TASK DETAILS: When a line in the records includes the string "Rinv", it goes into the tally; report that tally alone.

Top of DATASET EXCERPTS

def run(ins, regs):
    cc = 0
    pred = {}

    def val(x):
        if x in regs:
# ... 4 lines not shown
        op, d = it[0], it[1]
        s = [val(x) if x not in pred else x for x in it[2:]]
        if op == "mul.lo.u32":
            regs[d] = (s[0] * s[1]) & M32
        elif op == "mul.hi.u32":
            regs[d] = (s[0] * s[1]) >> 32
        elif op in ("mad.lo.cc.u32", "madc.lo.cc.u32", "madc.hi.cc.u32", "mad.hi.cc.u32"):
            p = s[0] * s[1]
            p = (p & M32) if ".lo" in op else (p >> 32)
            t = p + s[2] + (cc if op.startswith("madc") else 0)
            regs[d], cc = t & M32, t >> 32
        elif op in ("add.cc.u32", "addc.cc.u32", "addc.u32"):
            t = s[0] + s[1] + (cc if op.startswith("addc") else 0)
            regs[d] = t & M32
            if ".cc" in op:
                cc = t >> 32
        elif op in ("sub.cc.u32", "subc.cc.u32", "subc.u32"):
            t = s[0] - s[1] - (cc if op.startswith("subc") else 0)
            regs[d] = t & M32
            if ".cc" in op:
                cc = 1 if t < 0 else 0
        elif op == "and.b32":
            regs[d] = s[0] & s[1]
        elif op == "shl.b32":
            regs[d] = (s[0] << s[1]) & M32
        elif op == "shf.l.clamp.b32":
            regs[d] = ((((s[1] << 32) | s[0]) << min(s[2], 32)) >> 32) & M32
        elif op == "setp.eq.u32":
            pred[d] = (s[0] == s[1])
        elif op == "selp.u32":
            regs[d] = s[0] if pred[it[4]] else s[1]
        else:
            raise ValueError(op)
        assert 0 <= regs.get(d, 0) <= M32
    return regs


def check(name, mod, trials=3000):
    rng = random.Random(hash(name) & 0xFFFF)
    mul, add, sub = gen_mul(mod), gen_add(mod), gen_sub(mod)
    Rinv = pow(1 << 256, -1, mod)
    edge = [0, 1, 2, mod - 1, mod - 2, (1 << 254) % mod, (1 << 253), mod >> 1, 0xFFFFFFFF, (1 << 128) - 1]
    pairs = [(x, y) for x in edge for y in edge] + [(rng.randrange(mod), rng.randrange(mod)) for _ in range(trials)]
    for a, b in pairs:
        regs = {}
        for i, v in enumerate(limbs(a)):
# ... 7 lines not shown
    mul2 = gen_mul2(mod)
    edge2 = [0, 1, mod - 1, mod, (1 << 254) % mod, 0xFFFFFFFF, mod >> 1]
    quads = [(a, b, c, d) for a in edge2 for b in edge2 for c in edge2 for d in edge2]
    quads += [tuple(rng.randrange(mod) for _ in range(4)) for _ in range(trials)]
    for a, b, c, d in quads:
        regs = {}
        for nm, v in (("a", a), ("b", b), ("c", c), ("d", d)):
            for i, w in enumerate(limbs(v)):
                regs["%s%d" % (nm, i)] = w
        out = run(mul2, regs)
        got = sum(out["r%d" % i] << (32 * i) for i in range(8))
        exp = (a * b + c * d) * Rinv % mod
        assert got == exp, (name, "mul2", hex(a), hex(b), hex(c), hex(d), hex(got), hex(exp))
    sqr = gen_sqr(mod)
    for a in edge + [mod, (1 << 254) - 1 if (1 << 254) - 1 < mod else mod - 3, 0x80000000, 0xFFFFFFFF << 32, int("80000000" * 8, 16) % mod,
                     int("ffffffff" * 7, 16)] + [rng.randrange(mod) for _ in range(trials)]:
        regs = {"a%d" % i: v for i, v in enumerate(limbs(a))}
        out = run(sqr, regs)
        got = sum(out["r%d" % i] << (32 * i) for i in range(8))
        assert got == a * a * Rinv % mod, (name, "sqr", hex(a), hex(got))
    return len(mul), len(add), len(sub), len(mul2), len(sqr)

Bottom of DATASET EXCERPTS

OUTPUT OF THE EXERCISE: 3